> What the task requires
The whole listing is to be reproduced exactly as given.

> Data listing
*-*-*

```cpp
extern "C" int bd_smooth_l1_fwd_bwd(const void* pred, const float* target, const int32_t* labels, int64_t pixels, int A,
                                    int ld, float beta, const void* norm, int norm_is_float, float weight, float* loss_sum,
                                    void* dpred, bd_stream_t stream) {
    BD_REQUIRE(pred && target && labels && norm && loss_sum && dpred, "smooth_l1: null pointer");
    BD_REQUIRE(A > 0 && ld >= 4 * A && ld % 4 == 0, "smooth_l1: ld=%d must be a multiple of 4 and >= 4*A", ld);
    if (pixels == 0) return BD_OK;
    const int grid = loss_grid(pixels * (ld / 4));
    BD_LOSS_PARTIALS(part, stream, grid, "smooth_l1");
    hipLaunchKernelGGL(smooth_l1_kernel, dim3(grid), dim3(256), 0, (hipStream_t)stream,
                       (const bf16_raw*)pred, target, labels, (long long)pixels, A, ld, beta, norm, norm_is_float, weight,
                       part, (bf16_raw*)dpred);
    loss_finalize(part, grid, 1, loss_sum, stream);
    BD_CHECK_LAUNCH("bd_smooth_l1_fwd_bwd");
    return BD_OK;
}

extern "C" int bd_loss_grid_cap(void) { return LOSS_GRID_CAP; }

extern "C" int bd_iou_ltrb_fwd_bwd(const void* pred, const float* target, const float* weight, const int32_t* labels,
                                   int64_t rows, int loss_type, const float* norm, float loss_weight, float* loss_sum, void* dpred,
                                   bd_stream_t stream) {
    BD_REQUIRE(pred && target && labels && norm && loss_sum && dpred, "iou_ltrb: null pointer");
    BD_REQUIRE(loss_type >= 0 && loss_type <= 3, "iou_ltrb: loss_type %d (0 iou, 1 linear_iou, 2 giou, 3 square_iou)", loss_type);
    if (rows == 0) return BD_OK;
    const int grid = loss_grid(rows);
    BD_LOSS_PARTIALS(part, stream, grid, "iou_ltrb");
    auto kernel = loss_type == IOU_LT_GIOU ? iou_ltrb_kernel<IOU_LT_GIOU> : loss_type == IOU_LT_LINEAR ? iou_ltrb_kernel<IOU_LT_LINEAR>
// ... 50 lines not shown
```

### basedet_amd/models/fpn_base.py

```python
import math

import numpy as np
import torch

from .. import ops
from ..data.raw import AffineImageBatch, RawImageBatch
from ..ops import Geom
from ..streams import SideStreams, fork, join
from . import params as P
from .. import comm as _comm
from .engine import ConvLayer, DeconvLayer, FCLayer, ParamArena, TrainableStem
from .fp8_scaling import Fp8GradScaler, initial_grad_scale
from .live_norm import BatchNormState, LiveNorms
from .plan_arena import PlanArena, _Carver, _Plan, _round_up
from .wgrad_sched import WgradScheduler
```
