diff --git a/llm_kubernetes_minikube_sharp4dev_amd/engine/model_runner.py b/llm_kubernetes_minikube_sharp4dev_amd/engine/model_runner.py
--- a/llm_kubernetes_minikube_sharp4dev_amd/engine/model_runner.py
+++ b/llm_kubernetes_minikube_sharp4dev_amd/engine/model_runner.py
@@ -139,7 +139,7 @@
         if tp is not None and tp.enabled and not getattr(tp, "simulated", False):
             import torch.distributed as dist
 
-            box = [(dict(ops._DECODE_TABLE), dict(ops._WS_VARIANTS)) if lead else None]
+            box = [(dict(ops._DECODE_TABLE), ops.ws_variant_table()) if lead else None]
             dist.broadcast_object_list(box, src=tp.ranks[0] if tp.ranks else 0, group=tp.ctrl or tp.group)
             ops._DECODE_TABLE.clear()
             ops._DECODE_TABLE.update(box[0][0])
@@ -150,9 +150,9 @@
             picks.setdefault(f"N{n} K{k}{' swiglu' if sw else ''}", []).append(f"{m}:{arm}")
         log.info("decode GEMM routing (M bucket: kernel): %s", "; ".join(f"{k} {' '.join(v)}" for k, v in picks.items()))
         if ops._WS_VARIANTS:
-            log.info("weight-streaming kernel per row tile (1 = loader waves): %s",
+            log.info("weight-streaming kernel per row tile (1 = loader waves, 2 = W to VGPRs): %s",
                      "; ".join(f"M{m} N{n} K{k}{' swiglu' if sw else ''}: {v}"
-                               for (m, n, k, sw), v in sorted(ops._WS_VARIANTS.items())))
+                               for (m, n, k, sw), v in sorted(ops.ws_variant_table().items())))
         return res
 
     @staticmethod
diff --git a/llm_kubernetes_minikube_sharp4dev_amd/ops/__init__.py b/llm_kubernetes_minikube_sharp4dev_amd/ops/__init__.py
--- a/llm_kubernetes_minikube_sharp4dev_amd/ops/__init__.py
+++ b/llm_kubernetes_minikube_sharp4dev_amd/ops/__init__.py
@@ -265,7 +265,7 @@
 LM_HEAD_SKINNY_MAX_M = 16
 WS_LM_HEAD = os.environ.get("LK_WS_LM_HEAD", "0") == "1"
 WS_MAX_M = int(os.environ.get("LK_WS_MAX_M", "256"))
-WS_SWIGLU_MAX_M = 160
+WS_SWIGLU_MAX_M = int(os.environ.get("LK_WS_SWIGLU_MAX_M", "160"))
 
 
 _DECODE_TABLE: dict = {}
@@ -523,11 +523,22 @@
 
 WS_VARIANT_TUNE = os.environ.get("LK_WS_VARIANT_TUNE", "1") != "0"
 _WS_VARIANTS: dict = {}
+_WS_VARIANT_NAMES = ("ring", "loader", "vgpr")
+
+
+_WS_V2: set = set()
+
+
+def ws_variant_table() -> dict:
+    return {k: (2 if k in _WS_V2 else v) for k, v in _WS_VARIANTS.items()}
 
 
 def apply_ws_variants(table: dict):
     _WS_VARIANTS.clear()
-    _WS_VARIANTS.update(table)
+    _WS_VARIANTS.update({k: (0 if v == 2 else v) for k, v in table.items()})
+    _WS_V2.clear()
+    _WS_V2.update(k for k, v in table.items() if v == 2)
+    _WS_PLANS.clear()
     if table and available():
         L = lib()
         for (M, N, K, sw), v in table.items():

*-*-*

> Solved problem
```cpp
extern "C" int bd_smooth_l1_fwd_bwd(const void* pred, const float* target, const int32_t* labels, int64_t pixels, int A,
                                    int ld, float beta, const void* norm, int norm_is_float, float weight, float* loss_sum,
                                    void* dpred, bd_stream_t stream) {
    BD_REQUIRE(pred && target && labels && norm && loss_sum && dpred, "smooth_l1: null pointer");
    BD_REQUIRE(A > 0 && ld >= 4 * A && ld % 4 == 0, "smooth_l1: ld=%d must be a multiple of 4 and >= 4*A", ld);
    if (pixels == 0) return BD_OK;
    const int grid = loss_grid(pixels * (ld / 4));
    BD_LOSS_PARTIALS(part, stream, grid, "smooth_l1");
    hipLaunchKernelGGL(smooth_l1_kernel, dim3(grid), dim3(256), 0, (hipStream_t)stream,
                       (const bf16_raw*)pred, target, labels, (long long)pixels, A, ld, beta, norm, norm_is_float, weight,
                       part, (bf16_raw*)dpred);
    loss_finalize(part, grid, 1, loss_sum, stream);
    BD_CHECK_LAUNCH("bd_smooth_l1_fwd_bwd");
    return BD_OK;
}

extern "C" int bd_loss_grid_cap(void) { return LOSS_GRID_CAP; }

extern "C" int bd_iou_ltrb_fwd_bwd(const void* pred, const float* target, const float* weight, const int32_t* labels,
                                   int64_t rows, int loss_type, const float* norm, float loss_weight, float* loss_sum, void* dpred,
                                   bd_stream_t stream) {
    BD_REQUIRE(pred && target && labels && norm && loss_sum && dpred, "iou_ltrb: null pointer");
    BD_REQUIRE(loss_type >= 0 && loss_type <= 3, "iou_ltrb: loss_type %d (0 iou, 1 linear_iou, 2 giou, 3 square_iou)", loss_type);
    if (rows == 0) return BD_OK;
    const int grid = loss_grid(rows);
    BD_LOSS_PARTIALS(part, stream, grid, "iou_ltrb");
    auto kernel = loss_type == IOU_LT_GIOU ? iou_ltrb_kernel<IOU_LT_GIOU> : loss_type == IOU_LT_LINEAR ? iou_ltrb_kernel<IOU_LT_LINEAR>
// ... 50 lines not shown
```

### basedet_amd/models/fpn_base.py

```python
import math

import numpy as np
import torch

from .. import ops
from ..data.raw import AffineImageBatch, RawImageBatch
from ..ops import Geom
from ..streams import SideStreams, fork, join
from . import params as P
from .. import comm as _comm
from .engine import ConvLayer, DeconvLayer, FCLayer, ParamArena, TrainableStem
from .fp8_scaling import Fp8GradScaler, initial_grad_scale
from .live_norm import BatchNormState, LiveNorms
from .plan_arena import PlanArena, _Carver, _Plan, _round_up
from .wgrad_sched import WgradScheduler
```
diff --git a/llm_kubernetes_minikube_sharp4dev_amd/engine/model_runner.py b/llm_kubernetes_minikube_sharp4dev_amd/engine/model_runner.py
--- a/llm_kubernetes_minikube_sharp4dev_amd/engine/model_runner.py
+++ b/llm_kubernetes_minikube_sharp4dev_amd/engine/model_runner.py
@@ -139,7 +139,7 @@
         if tp is not None and tp.enabled and not getattr(tp, "simulated", False):
             import torch.distributed as dist
 
-            box = [(dict(ops._DECODE_TABLE), dict(ops._WS_VARIANTS)) if lead else None]
+            box = [(dict(ops._DECODE_TABLE), ops.ws_variant_table()) if lead else None]
             dist.broadcast_object_list(box, src=tp.ranks[0] if tp.ranks else 0, group=tp.ctrl or tp.group)
             ops._DECODE_TABLE.clear()
             ops._DECODE_TABLE.update(box[0][0])
@@ -150,9 +150,9 @@
             picks.setdefault(f"N{n} K{k}{' swiglu' if sw else ''}", []).append(f"{m}:{arm}")
         log.info("decode GEMM routing (M bucket: kernel): %s", "; ".join(f"{k} {' '.join(v)}" for k, v in picks.items()))
         if ops._WS_VARIANTS:
-            log.info("weight-streaming kernel per row tile (1 = loader waves): %s",
+            log.info("weight-streaming kernel per row tile (1 = loader waves, 2 = W to VGPRs): %s",
                      "; ".join(f"M{m} N{n} K{k}{' swiglu' if sw else ''}: {v}"
-                               for (m, n, k, sw), v in sorted(ops._WS_VARIANTS.items())))
+                               for (m, n, k, sw), v in sorted(ops.ws_variant_table().items())))
         return res
 
     @staticmethod
diff --git a/llm_kubernetes_minikube_sharp4dev_amd/ops/__init__.py b/llm_kubernetes_minikube_sharp4dev_amd/ops/__init__.py
--- a/llm_kubernetes_minikube_sharp4dev_amd/ops/__init__.py
+++ b/llm_kubernetes_minikube_sharp4dev_amd/ops/__init__.py
@@ -265,7 +265,7 @@
 LM_HEAD_SKINNY_MAX_M = 16
 WS_LM_HEAD = os.environ.get("LK_WS_LM_HEAD", "0") == "1"
 WS_MAX_M = int(os.environ.get("LK_WS_MAX_M", "256"))
-WS_SWIGLU_MAX_M = 160
+WS_SWIGLU_MAX_M = int(os.environ.get("LK_WS_SWIGLU_MAX_M", "160"))
 
 
 _DECODE_TABLE: dict = {}
@@ -523,11 +523,22 @@
 
 WS_VARIANT_TUNE = os.environ.get("LK_WS_VARIANT_TUNE", "1") != "0"
 _WS_VARIANTS: dict = {}
+_WS_VARIANT_NAMES = ("ring", "loader", "vgpr")
+
+
+_WS_V2: set = set()
+
+
+def ws_variant_table() -> dict:
+    return {k: (2 if k in _WS_V2 else v) for k, v in _WS_VARIANTS.items()}
 
 
 def apply_ws_variants(table: dict):
     _WS_VARIANTS.clear()
-    _WS_VARIANTS.update(table)
+    _WS_VARIANTS.update({k: (0 if v == 2 else v) for k, v in table.items()})
+    _WS_V2.clear()
+    _WS_V2.update(k for k, v in table.items() if v == 2)
+    _WS_PLANS.clear()
     if table and available():
         L = lib()
         for (M, N, K, sw), v in table.items():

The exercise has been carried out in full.